# [Exercise]
Respond with nothing but the number of lines in this data that include the word "else".

[Collected data entries]
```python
class Bindings:

    def __init__(self, cdll):
        self.dll = cdll
        vp, i32, i64, f32 = C.c_void_p, C.c_int, C.c_int64, C.c_float
        sig = {
            "sdm_default_config": (None, [C.POINTER(SdmConfig)]),
            "sdm_create": (i32, [C.POINTER(vp), i32, C.POINTER(SdmConfig)]),
            "sdm_destroy": (None, [vp]),
            "sdm_last_error": (C.c_char_p, [vp]),
            "sdm_load_tensor": (i32, [vp, C.c_char_p, i32, i32, C.POINTER(i64), vp]),
            "sdm_finalize_weights": (i32, [vp]),
            "sdm_weight_stats": (i32, [vp, C.POINTER(i64), C.POINTER(i64), C.POINTER(i64)]),
            "sdm_missing_key": (C.c_char_p, [vp, i64]),
            "sdm_weight_blob_bytes": (i64, [vp]),
            "sdm_export_weight_blob": (i32, [vp, vp]),
            "sdm_import_weight_blob": (i32, [vp, vp]),
            "sdm_host_blob_bytes": (i64, [vp]),
            "sdm_export_host_blob": (i32, [vp, vp]),
            "sdm_import_host_blob": (i32, [vp, vp]),
            "sdm_forward": (i32, [vp, vp, vp, i32, i32, vp, vp, vp, i32, vp]),
            "sdm_forward_ex": (i32, [vp, vp, vp, i32, i32, vp, vp, i32, i32, i32, vp, i32, vp]),
            "sdm_forward_rect": (i32, [vp, vp, vp, i32, i32, i32, vp, vp, i32, i32, i32, vp, i32, vp]),
            "sdm_apply_matte": (i32, [vp, vp, vp, i32, i32, i32, i32, i32, vp, i32, vp]),
            "sdm_apply_matte_node": (i32, [vp, vp, vp, i32, i32, i32, i32, i32, i32, i32, i32, i32, C.c_double, vp, vp, i32, vp]),
            "sdm_make_trimap": (i32, [vp, vp, i32, i32, i32, f32, i32, i32, vp, i32, vp]),
            "sdm_clean_mask": (i32, [vp, vp, i32, i32, i32, f32, i32, i32, i32, i32, vp, vp, i32, vp]),
            "sdm_apply_matte_mask": (i32, [vp, vp, vp, i32, i32, i32, i32, i32, i32, i32, f32, i32, i32, i32, i32, C.c_double, vp, vp, vp, i32, vp]),
            "sdm_subject_roi": (i32, [vp, vp, i32, i32, i32, f32, i32, i32, i32, vp, i32, vp]),
            "sdm_apply_matte_roi": (i32, [vp, vp, vp, i32, i32, i32, i32, i32, i32, f32, i32, i32, f32, i32, i32, i32, i32, i32, C.c_double, vp, vp, vp, vp, i32, vp]),
            "sdm_subject_boxes": (i32, [vp, vp, i32, i32, i32, f32, i32, i32, i32, i32, i32, vp, vp, i32, vp]),
            "sdm_apply_matte_boxes": (i32, [vp, vp, vp, i32, i32, i32, i32, i32, vp, i32, i32, i32, C.c_double, vp, vp, i32, vp]),
            "sdm_estimate_foreground": (i32, [vp, vp, vp, i32, i32, i32, f32, f32, i32, i32, vp, i32, vp, i32, vp]),
            "sdm_refine_alpha_guided": (i32, [vp, vp, vp, i32, i32, i32, i32, i32, f32, vp, i32, vp]),
            "sdm_compose_canvas": (i32, [vp, vp, vp, i32, i32, i32, f32, i32, i32, i32, i32, i32, vp, vp, i32, f32, f32, i32, i32, vp, i32, vp, i32, vp]),
            "sdm_synchronize": (i32, [vp]),
            "sdm_release_memory": (i32, [vp]),
            "sdm_resident_bytes": (i64, [vp]),
            "sdm_weight_bytes": (i64, [vp]),
            "sdm_last_forward_ms": (f32, [vp]),
            "sdm_profile_enable": (i32, [vp, i32]),
            "sdm_profile_count": (i32, [vp]),
            "sdm_profile_dump": (C.c_char_p, [vp]),
            "sdm_profile_get": (i32, [vp, i32, C.POINTER(C.c_char_p), C.POINTER(f32), C.POINTER(i64), C.POINTER(C.c_double),
                                      C.POINTER(C.c_double)]),
            "sdm_op_conv": (i32, [vp, vp, vp, i32, i32, i32, i32, i32, i32, i32, i32, i32, i32, vp, vp, i32, vp, i32, vp, i32, i32,
                                  f32, i32]),
            "sdm_op_conv_ex": (i32, [vp, vp, vp, i32, i32, i32, i32, i32, i32, i32, i32, i32, i32, vp, vp, i32, vp, i32, vp, i32, i32,
                                     f32, i32, i32, vp, vp, f32, i32, i32]),
            "sdm_op_gemm_p3": (i32, [vp, vp, i32, i32, i32, i32, vp, vp, i32, i32, vp, vp, vp, f32, i32, vp, vp, C.POINTER(i32)]),
            "sdm_op_conv_up_stats": (i32, [vp, vp, i32, i32, i32, i32, vp, vp, i32, vp, vp, C.POINTER(i32)]),
            "sdm_debug_run_layer": (i32, [vp, C.c_char_p, vp, i32, i32, i32, vp, i32]),
            "sdm_debug_set_input_cmask": (i32, [vp, vp]),
            "sdm_debug_temb_row": (i32, [vp, i32, i32, vp, vp, i32]),
            "sdm_conv_num_cfgs": (i32, [i32, i32]),
            "sdm_bench_conv": (f32, [vp] + [i32] * 11),
            "sdm_bench_attn": (f32, [vp] + [i32] * 7),
            "sdm_bench_gemm_p3": (f32, [vp, C.c_long, i32, i32, i32, i32]),
            "sdm_op_groupnorm": (i32, [vp, vp, vp, i32, i32, i32, i32, i32, i32, vp, vp, f32, i32, vp]),
            "sdm_op_layernorm": (i32, [vp, vp, i32, C.c_long, i32, vp, vp, f32, vp]),
            "sdm_op_attention": (i32, [vp, vp, i32, vp, i32, vp, i32, vp, i32, i32, i32, i32, i32, vp, i32]),
            "sdm_op_attention_split": (i32, [vp, vp, vp, vp, vp, i32, i32, i32, i32, vp]),
            "sdm_op_attention_split_ex": (i32, [vp, vp, vp, vp, vp, vp, i32, i32, i32, i32, i32, vp, vp]),
            "sdm_debug_attn_plan": (i32, [i32] * 10 + [C.c_char_p, i32, C.POINTER(i32)]),
            "sdm_op_resize_aa": (i32, [vp, vp, i32, i32, i32, vp, i32, i32]),
            "sdm_op_mask_bias": (i32, [vp, vp, i32, i32, i32, vp]),
            "sdm_set_option": (i32, [C.c_char_p, i32]),
            "sdm_get_option": (i32, [C.c_char_p, C.POINTER(i32)]),
            "sdm_reset_options": (None, []),
            "sdm_option_name": (C.c_char_p, [i32]),
            "sdm_option_help": (C.c_char_p, [i32]),
            "sdm_kernel_counts": (i32, [C.c_char_p, i32]),
            "sdm_kernel_counts_reset": (None, []),
        }
        for name in EXPORTS:
            fn = getattr(cdll, name)
            fn.restype, fn.argtypes = sig[name]
            setattr(self, name, fn)

    def set_option(self, name, value):
        if self.sdm_set_option(name.encode(), int(value)) != 0:
            raise KeyError(f"unknown engine option {name!r}; known: {', '.join(self.options())}")

    def get_option(self, name):
        v = C.c_int(0)
        if self.sdm_get_option(name.encode(), C.byref(v)) != 0:
            raise KeyError(name)
        return v.value

    def options(self):
        out, i = {}, 0
        while True:
            n = self.sdm_option_name(i)
            if n is None:
                return out
            out[n.decode()] = self.sdm_option_help(i).decode()
            i += 1

    def reset_options(self):
        self.sdm_reset_options()

    def attn_plan(self, B, heads, Lq, Lk, cus, D=64, prec=2, out_f32=True, has_bias=False, has_tiles=False):
        buf, ns = C.create_string_buffer(64), C.c_int(0)
        if self.sdm_debug_attn_plan(B, heads, Lq, Lk, D, prec, int(out_f32), int(has_bias), int(has_tiles), cus, buf, 64, C.byref(ns)) != 0:
            raise ValueError(f"sdm_debug_attn_plan: unsupported attention B={B} heads={heads} Lq={Lq} Lk={Lk} D={D} prec={prec}")
        return buf.value.decode(), ns.value

    def kernel_counts(self, reset=False):
        n = self.sdm_kernel_counts(None, 0)
        buf = C.create_string_buffer(n + 1)
        self.sdm_kernel_counts(buf, n + 1)
        out = {}
        for item in buf.value.decode().split(";"):
            if item:
                k, v = item.rsplit("=", 1)
                out[k] = int(v)
        if reset:
            self.sdm_kernel_counts_reset()
        return out
# ... 621 lines not shown
        out = np.zeros(cout, np.float32)
        co = None if coords is None else np.ascontiguousarray(np.asarray(coords, np.float32).reshape(4))
        self._check(self.lib.sdm_debug_temb_row(self.h, index, int(is_trans), co.ctypes.data_as(C.c_void_p) if co is not None else None,
                                                out.ctypes.data_as(C.c_void_p), cout), "sdm_debug_temb_row")
        return torch.from_numpy(out)

    def bench_conv(self, N, H, W, Cin, Cout, ntaps=9, stride=1, in_f32=0, tile_cfg=-1, ablate=0, iters=10):
        return float(self.lib.sdm_bench_conv(self.h, N, H, W, Cin, Cout, ntaps, stride, in_f32, tile_cfg, ablate, iters))

    def bench_gemm_p3(self, M, K, O, epi=0, res=False, iters=10):
        return float(self.lib.sdm_bench_gemm_p3(self.h, M, K, O, epi | (256 if res else 0), iters))

    def bench_attn(self, B, heads, Lq, Lk, qt=1, ablate=0, iters=10):
        return float(self.lib.sdm_bench_attn(self.h, B, heads, Lq, Lk, qt, ablate, iters))

    def op_groupnorm(self, x0, gamma, beta, eps, silu, groups=32, x1=None):
        N, H, W_, C0 = x0.shape
        C1 = x1.shape[-1] if x1 is not None else 0
        out = torch.empty(N, H, W_, C0 + C1, dtype=torch.float16, device=x0.device)
        self._check(self.lib.sdm_op_groupnorm(self.h, _ptr(x0), _ptr(x1), C0, C1, int(x0.dtype == torch.float32), N, H * W_, groups,
                                              _ptr(gamma), _ptr(beta), float(eps), int(silu), _ptr(out)), "sdm_op_groupnorm")
        return out

    def op_layernorm(self, x, gamma, beta, eps):
        rows, Cc = x.numel() // x.shape[-1], x.shape[-1]
        out = torch.empty(x.shape, dtype=torch.float16, device=x.device)
        self._check(self.lib.sdm_op_layernorm(self.h, _ptr(x), int(x.dtype == torch.float32), rows, Cc, _ptr(gamma), _ptr(beta),
                                              float(eps), _ptr(out)), "sdm_op_layernorm")
        return out

    def op_attention(self, q, k, v, heads, bias=None):
        B, Lq, HD = q.shape
        Lk = k.shape[1]
        D = HD // heads
        out = torch.empty(B, Lq, HD, dtype=torch.float16, device=q.device)
        self._check(self.lib.sdm_op_attention(self.h, _ptr(q), q.stride(1), _ptr(k), k.stride(1), _ptr(v), v.stride(1), _ptr(bias), B,
                                              heads, Lq, Lk, D, _ptr(out), HD), "sdm_op_attention")
        return out

    def op_attention_split(self, q, k, v, heads, bias=None, out_p3=0, tiles=None, planes=False):
        B, Lq, HD = q.shape
        Lk = k.shape[1]
        qf, kf, vf = q.float().contiguous(), k.float().contiguous(), v.float().contiguous()
        out = torch.empty(B, Lq, HD, dtype=torch.float32, device=q.device)
        if not out_p3 and tiles is None:
            self._check(self.lib.sdm_op_attention_split(self.h, _ptr(qf), _ptr(kf), _ptr(vf), _ptr(bias), B, heads, Lq, Lk, _ptr(out)), "sdm_op_attention_split")
            return out
        tl = tiles.to(torch.int32).contiguous() if tiles is not None else None
        raw = torch.zeros(((B * Lq + 31) // 32) * 32 * HD * 3, dtype=torch.uint8, device=q.device) if (planes and out_p3) else None
        self._check(self.lib.sdm_op_attention_split_ex(self.h, _ptr(qf), _ptr(kf), _ptr(vf), _ptr(bias), _ptr(tl), B, heads, Lq, Lk, int(out_p3),
                                                       _ptr(out), _ptr(raw)), "sdm_op_attention_split_ex")
        return (out, raw) if raw is not None else out

    def op_resize_aa(self, planes, Hout, Wout):
        P, Hin, Win = planes.shape
        out = torch.empty(P, Hout, Wout, dtype=torch.float32, device=planes.device)
        self._check(self.lib.sdm_op_resize_aa(self.h, _ptr(planes), P, Hin, Win, _ptr(out), Hout, Wout), "sdm_op_resize_aa")
        return out

    def op_mask_bias(self, plane_bss, level):
        B, S, _ = plane_bss.shape
        lk = (S // 8) >> level
        out = torch.empty(B, lk * lk, dtype=torch.float32, device=plane_bss.device)
        self._check(self.lib.sdm_op_mask_bias(self.h, _ptr(plane_bss), B, S, level, _ptr(out)), "sdm_op_mask_bias")
        return out
```

### include/sdmatte.h

```cpp
#ifndef SDMATTE_H_
#define SDMATTE_H_

#include <stddef.h>
#include <stdint.h>

#ifdef __cplusplus
extern "C" {
#endif

typedef struct sdm_ctx sdm_ctx;

enum sdm_status {
  SDM_OK = 0,
  SDM_ERR_INVALID = -1,
  SDM_ERR_HIP = -2,
  SDM_ERR_STATE = -3,
  SDM_ERR_NOMEM = -4,
  SDM_ERR_NODEVICE = -5,
  SDM_ERR_ARENA = -6
};

enum sdm_ptr_kind { SDM_PTR_HOST = 0, SDM_PTR_DEVICE = 1 };
enum sdm_dtype { SDM_F32 = 0, SDM_F16 = 1, SDM_BF16 = 2 };

// ... 116 lines not shown
int sdm_compose_canvas(sdm_ctx* ctx, const float* fg_bhw3, const float* alpha_bhw, int B, int H, int W, float roi_threshold, int canvas_h, int canvas_w,
                       int fill_pct, int valign, int bg_mode, const float* bg_rgb3, const float* bg_image, int bg_batch, float shadow_opacity,
                       float shadow_sigma, int shadow_dy, int shadow_dx, float* out, int out_channels, int32_t* place_out, int ptr_kind, void* stream);

int64_t sdm_resident_bytes(sdm_ctx* ctx);
int64_t sdm_weight_bytes(sdm_ctx* ctx);
int sdm_release_memory(sdm_ctx* ctx);

int sdm_set_option(const char* name, int value);
int sdm_get_option(const char* name, int* value);
void sdm_reset_options(void);
const char* sdm_option_name(int i);
const char* sdm_option_help(int i);
int sdm_kernel_counts(char* buf, int cap);
void sdm_kernel_counts_reset(void);

int sdm_synchronize(sdm_ctx* ctx);

float sdm_last_forward_ms(sdm_ctx* ctx);

int sdm_profile_enable(sdm_ctx* ctx, int on);
int sdm_profile_count(sdm_ctx* ctx);
const char* sdm_profile_dump(sdm_ctx* ctx);
int sdm_profile_get(sdm_ctx* ctx, int i, const char** name, float* ms, int64_t* launches, double* flops, double* bytes);


int sdm_op_conv(sdm_ctx* ctx, const void* in0, const void* in1, int C0, int C1, int in_f32, int N, int Hin, int Win, int up,
                int stride, int pad_mode, int ntaps, const float* w, const float* bias, int O, void* out, int out_f32,
                const void* res, int res_f32, int geglu, float out_scale, int tile_cfg);
int sdm_conv_num_cfgs(int ntaps, int stride);
int sdm_op_conv_ex(sdm_ctx* ctx, const void* in0, const void* in1, int C0, int C1, int in_f32, int N, int Hin, int Win, int up,
                   int stride, int pad_mode, int ntaps, const float* w, const float* bias, int O, void* out, int out_f32,
                   const void* res, int res_f32, int geglu, float out_scale, int tile_cfg, int split, const float* gn_gamma,
                   const float* gn_beta, float gn_eps, int gn_groups, int gn_silu);
float sdm_bench_gemm_p3(sdm_ctx* ctx, long M, int K, int O, int epi_flags, int iters);
int sdm_op_gemm_p3(sdm_ctx* ctx, const float* x, int N, int H, int W, int K, const float* w, const float* bias, int O, int mode, const float* res,
                   const float* ln_gamma, const float* ln_beta, float ln_eps, int lo_cols, void* out, float* stats, int* srows);
int sdm_op_conv_up_stats(sdm_ctx* ctx, const float* x, int N, int H, int W, int C, const float* w, const float* bias, int O, float* out, float* stats,
                         int* srows);
int sdm_debug_set_input_cmask(sdm_ctx* ctx, const unsigned char* mask);
int sdm_debug_run_layer(sdm_ctx* ctx, const char* layer_name, const float* x_nhwc, int N, int H, int W, float* out_nhwc, int Cout);
int sdm_debug_temb_row(sdm_ctx* ctx, int temb_index, int is_trans, const float* coords4, float* out_host, int cout);
float sdm_bench_attn(sdm_ctx* ctx, int B, int heads, int Lq, int Lk, int qt, int ablate, int iters);
float sdm_bench_conv(sdm_ctx* ctx, int N, int H, int W, int Cin, int Cout, int ntaps, int stride, int in_f32, int tile_cfg, int ablate, int iters);
int sdm_op_groupnorm(sdm_ctx* ctx, const void* in0, const void* in1, int C0, int C1, int in_f32, int N, int HW, int groups,
                     const float* gamma, const float* beta, float eps, int silu, void* out_f16);
int sdm_op_layernorm(sdm_ctx* ctx, const void* x, int in_f32, long rows, int C, const float* gamma, const float* beta,
                     float eps, void* out_f16);
int sdm_op_attention(sdm_ctx* ctx, const void* q, int ldq, const void* k, int ldk, const void* v, int ldv, const float* bias,
                     int B, int heads, int Lq, int Lk, int D, void* out, int ldo);
int sdm_op_attention_split(sdm_ctx* ctx, const float* q, const float* k, const float* v, const float* bias, int B, int heads, int Lq, int Lk, float* out);
int sdm_op_attention_split_ex(sdm_ctx* ctx, const float* q, const float* k, const float* v, const float* bias, const int* tiles, int B, int heads, int Lq,
                              int Lk, int out_p3, float* out, void* planes);
int sdm_debug_attn_plan(int B, int heads, int Lq, int Lk, int D, int prec, int out_f32, int has_bias, int has_tiles, int cus, char* kernel, int cap,
                        int* nsplit);
int sdm_op_resize_aa(sdm_ctx* ctx, const float* in, int P, int Hin, int Win, float* out, int Hout, int Wout);
int sdm_op_mask_bias(sdm_ctx* ctx, const float* trimap_plane, int B, int S, int level, float* bias_out);

#ifdef __cplusplus
}
#endif
#endif
```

# [Answer below]
7